Life's Great Adventure
This week, I am staying at a ranch in Montana. The state is called Big Sky Country for a reason. The sky is enormous, the mountains high, the trees plentiful and the sun bright. The nights are dark and filled with sounds that are different from the sirens and street racing that I hear in Atlanta, where I live. The cell service is nonexistent, and the Wi-Fi is limited, a reminder that tells us it is good, occasionally, to cut the cords of connectivity to the world at large. It's also a reminder that our country is vast, the differences great. While it's easy to be caught up in our own small world, it's worth our while to lift our heads, look around and expand our views from time to time.
Being out West reminds me of President Theodore "Teddy" Roosevelt, who served was the 26th president of the United States. In 1901, when President William McKinley was assassinated, the 42-year-old Roosevelt became the nation's youngest president. He served until 1909.
Roosevelt had grown up in an era of rapid change. He had watched President Abraham Lincoln's funeral from his window when he was six. A sickly child, he had suffered from asthma. His father would take him out on carriage rides at night when he was suffering attacks. Teddy worked hard to overcome his physical ailments, and he did.
His first wife, Alice Hathaway Lee Roosevelt, died in 1884 at age 22. Afterward, Roosevelt moved to the Dakota Territory. There, he hardened himself physically even further. He served as a Rough Rider in the Spanish-American War and led a charge against Spanish troops on San Juan and Kettle Hill in Cuba. He loved the outdoors and embraced the strenuous life. For him, life was intended to be full of obstacles to overcome. He would probably be appalled at how many Americans want lives of leisure and inactivity, content with sitting on their couches, watching TV, playing video games and allowing their bodies to fall into disrepair.
While he did not serve in World War I, he sent four of his sons. After he received the news that one of his sons, Quentin, had died, he wrote: "Only those are fit to live who do not fear to die: and none are fit to die who have shrunk from the joy of life. Both life and death are parts of the same great adventure."

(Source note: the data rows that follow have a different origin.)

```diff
@@ -648,7 +678,7 @@
     }
     __builtin_amdgcn_fence(__ATOMIC_RELEASE, "wavefront");
     __builtin_amdgcn_wave_barrier();
-    if (gl == 0) { const unsigned extra = (unsigned)(slots - q); hist[Lay::word(m)] -= extra << 16; }
+    if (gl == 0) { const unsigned extra = (unsigned)(slots - q); hist[Lay::word(m)] -= extra * 0x10001u; }
     __builtin_amdgcn_fence(__ATOMIC_RELEASE, "wavefront");
     __builtin_amdgcn_wave_barrier();
 
```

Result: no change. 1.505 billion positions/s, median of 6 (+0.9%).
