template <int RT, int WAVES = 4>
__global__ void __launch_bounds__(64 * WAVES, WAVES == 8 ? 2 : (RT == 2 ? 2 : 4)) salience_head_stage1_kernel(Stage1Args p)
{
    constexpr int TM = 32 * RT, THREADS = 64 * WAVES, CT = 8 / WAVES;
    static_assert(TM * 64 % THREADS == 0 && THREADS % TM == 0, "tile / block shape");
    extern __shared__ __attribute__((aligned(16))) float smem[];
    float *tile = smem;
    float *par = smem + TM * kXS;
    float *srow = par + kParRows * kC;
    const int tid = threadIdx.x, lane = tid & 63, wave = tid >> 6;
    const int b = blockIdx.y, blk = blockIdx.x;
    const int t0 = blk * TM;
    const int nvalid = min(TM, p.n - t0);
    const int n0 = wave * (32 * CT);
    const bool with_enc = p.w_enc != nullptr;

    WeightStream<CT, 4> ws;
    ws.start(with_enc ? p.w_enc : p.w1, kC, kC / 8, n0, lane);

    {
        const float *xb = p.x + (int64_t)b * p.x_batch_stride + (int64_t)t0 * p.x_row_stride;
        constexpr int NL = TM * 64 / THREADS;
        float4 v[NL];
#pragma unroll
        for (int i = 0; i < NL; ++i) {
            const int idx = tid + i * THREADS;
            const int r = idx >> 6, c4 = idx & 63;
            v[i] = *reinterpret_cast<const float4 *>(xb + (int64_t)min(r, nvalid - 1) * p.x_row_stride + c4 * 4);
        }
        if (tid < 256) {
            const int row = tid >> 6, c4 = tid & 63;
            const float *src0 = row == 0 ? p.b_enc : row == 1 ? p.g_enc : row == 2 ? p.beta_enc : p.g1;
            const float *src1 = row == 0 ? p.beta1 : p.b1;
            if (with_enc || row == 3) *reinterpret_cast<float4 *>(par + row * kC + c4 * 4) =
                                          *reinterpret_cast<const float4 *>(src0 + c4 * 4);
            if (row < 2) *reinterpret_cast<float4 *>(par + (4 + row) * kC + c4 * 4) =
                             *reinterpret_cast<const float4 *>(src1 + c4 * 4);
        }
        if (tid < TM) {
            float s = 0.f;
            const int t = min(t0 + tid, p.n - 1);
            if (p.row_scale) {
                s = p.row_scale[(int64_t)b * p.n + t];
            } else if (p.coarse) {
                const int y = t / p.w, x = t - y * p.w;
                const float sh = p.h > 1 ? (float)(p.ch - 1) / (float)(p.h - 1) : 0.f;
                const float sw = p.w > 1 ? (float)(p.cw - 1) / (float)(p.w - 1) : 0.f;
                const float fy = sh * (float)y, fx = sw * (float)x;
                const int y1 = (int)fy, x1 = (int)fx;
                const int yp = y1 < p.ch - 1 ? 1 : 0, xp = x1 < p.cw - 1 ? 1 : 0;
                const float ly = fy - (float)y1, lx = fx - (float)x1;
                const float hy = 1.f - ly, hx = 1.f - lx;
                const float *cm = p.coarse + (int64_t)b * p.ch * p.cw;
                s = hy * (hx * cm[y1 * p.cw + x1] + lx * cm[y1 * p.cw + x1 + xp]) +
                    ly * (hx * cm[(y1 + yp) * p.cw + x1] + lx * cm[(y1 + yp) * p.cw + x1 + xp]);
            }
            srow[tid] = s;
            if (tid == 0) srow[TM] = (p.row_scale || p.coarse) ? (p.alpha ? *p.alpha : 1.f) : 0.f;
        }
#pragma unroll
        for (int i = 0; i < NL; ++i) {
            const int idx = tid + i * THREADS;
            const int r = idx >> 6, c4 = idx & 63;
            *reinterpret_cast<float4 *>(tile + r * kXS + c4 * 4) = r < nvalid ? v[i] : make_float4(0.f, 0.f, 0.f, 0.f);
        }
    }
    __syncthreads();

    f32x16 acc[RT][CT];
    if (with_enc) {
        zero_acc(acc);
        block_gemm<kC, kXS, RT, CT, 4>(tile, ws, lane, acc);
        ws.start(p.w1, kC, kC / 8, n0, lane);
        __syncthreads();
#pragma unroll
        for (int ct = 0; ct < CT; ++ct) {
            const int c = n0 + 32 * ct + (lane & 31);
            const float bias = par[kParBEnc * kC + c];
#pragma unroll
            for (int rt = 0; rt < RT; ++rt)
#pragma unroll
                for (int i = 0; i < 16; ++i) tile[(32 * rt + acc_row(i, lane)) * kXS + c] = acc[rt][ct][i] + bias;
        }
        __syncthreads();
    }

    {
        constexpr int TPR = THREADS / TM, NV = kC / 4 / TPR, CS = 4 * TPR;
        const int r = tid / TPR, q = tid % TPR;
        float *row = tile + r * kXS + 4 * q;
        float4 v[NV];
#pragma unroll
        for (int i = 0; i < NV; ++i) v[i] = *reinterpret_cast<const float4 *>(row + CS * i);
        float mean, rstd;
        if (with_enc) {
            row_stats<NV, TPR>(v, p.eps_enc, mean, rstd);
#pragma unroll
            for (int i = 0; i < NV; ++i)
                v[i] = ln_apply(v[i], mean, rstd, *reinterpret_cast<const float4 *>(par + kParGEnc * kC + CS * i + 4 * q),
                                *reinterpret_cast<const float4 *>(par + kParBetaEnc * kC + CS * i + 4 * q));
            if (p.memory_out && r < nvalid) {
                float *mo = p.memory_out + (int64_t)b * p.mem_batch_stride + (int64_t)(t0 + r) * kC + 4 * q;
#pragma unroll
                for (int i = 0; i < NV; ++i) *reinterpret_cast<float4 *>(mo + CS * i) = v[i];
            }
        }
        const float s = srow[r], a = srow[TM];
        if (a != 0.f) {
#pragma unroll
            for (int i = 0; i < NV; ++i)
                v[i] = make_float4(v[i].x + v[i].x * s * a, v[i].y + v[i].y * s * a, v[i].z + v[i].z * s * a,
                                   v[i].w + v[i].w * s * a);
        }
        row_stats<NV, TPR>(v, p.eps1, mean, rstd);
#pragma unroll
        for (int i = 0; i < NV; ++i)
            *reinterpret_cast<float4 *>(row + CS * i) =
                ln_apply(v[i], mean, rstd, *reinterpret_cast<const float4 *>(par + kParG1 * kC + CS * i + 4 * q),
                         *reinterpret_cast<const float4 *>(par + kParBeta1 * kC + CS * i + 4 * q));
    }
    __syncthreads();

    zero_acc(acc);
    block_gemm<kC, kXS, RT, CT, 4>(tile, ws, lane, acc);
    if (n0 < kHalf) {
        float *zl = p.z_local + ((int64_t)b * p.n + t0) * kHalf;
#pragma unroll
        for (int ct = 0; ct < CT; ++ct) {
            const int c = n0 + 32 * ct + (lane & 31);
            const float bias = par[kParB1 * kC + c];
#pragma unroll
            for (int rt = 0; rt < RT; ++rt)
#pragma unroll
                for (int i = 0; i < 16; ++i) {
                    const int r = 32 * rt + acc_row(i, lane);
                    if (r < nvalid) zl[(int64_t)r * kHalf + c] = gelu_erf(acc[rt][ct][i] + bias);
                }
        }
    } else {
#pragma unroll
        for (int ct = 0; ct < CT; ++ct) {
            const int c = n0 + 32 * ct + (lane & 31);
            const float bias = par[kParB1 * kC + c];
            float s = 0.f;
#pragma unroll
            for (int rt = 0; rt < RT; ++rt)
#pragma unroll
                for (int i = 0; i < 16; ++i) {
                    const int r = 32 * rt + acc_row(i, lane);
                    s += r < nvalid ? gelu_erf(acc[rt][ct][i] + bias) : 0.f;
// ... 88 lines not shown
    const int64_t i = (int64_t)blockIdx.x * blockDim.x + threadIdx.x;
    if (i >= (int64_t)N * K) return;
    const int j = (int)(i & 3), h = (int)((i >> 2) & 1);
    const int64_t rest = i >> 3;
    const int n = (int)(rest % N), S = (int)(rest / N);
    out[i] = w[(int64_t)n * row_stride + 8 * S + 4 * h + j];
}

}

These are great reminders for us today. First, life transcends us individuals; we live in a nation and a world that is larger than us and that will endure after we are gone. We need to broaden our worldviews and remind ourselves of this.
The second message is that there are things we can do ourselves. By that, I don't mean that we should get the politicians to do things we can assign to bureaucrats, but instead, the things we can do as individuals to give ourselves, our children and our grandchildren a better future. We can have a limited government only when we have an active civil society. Civic activity and philanthropy are the stitches that hold the American fabric together.
The third message is that it is important to work hard. "There are two things that I want you to make up your minds to: first, that you are going to have a good time as long as you live -- I have no use for the sour-faced man -- and next that you are going to do something worthwhile, that you are going to work hard and do the things you set out to do," Theodore Roosevelt told schoolchildren in Oyster Bay, New York, on Christmas in 1898.
Today, we need to refocus on these core lessons. If we live our lives right, we will improve our world and pass it intact to our children and grandchildren. We need to not only live for ourselves, but we also need to think about future generations. We should be involved in government and civic activities. Government encroaches when people are inactive. The best way to limit government is to get involved. We should work hard to do this. Hard work is good for the body and the soul. Finally, let's not be sour-faced. Today, there are too many people who are sour-faced in our country; they look at what they don't have instead of the opportunities that they do have.
Life is a great adventure. It does not last long. We should take advantage of every minute, work hard for future generations and enjoy life along the way.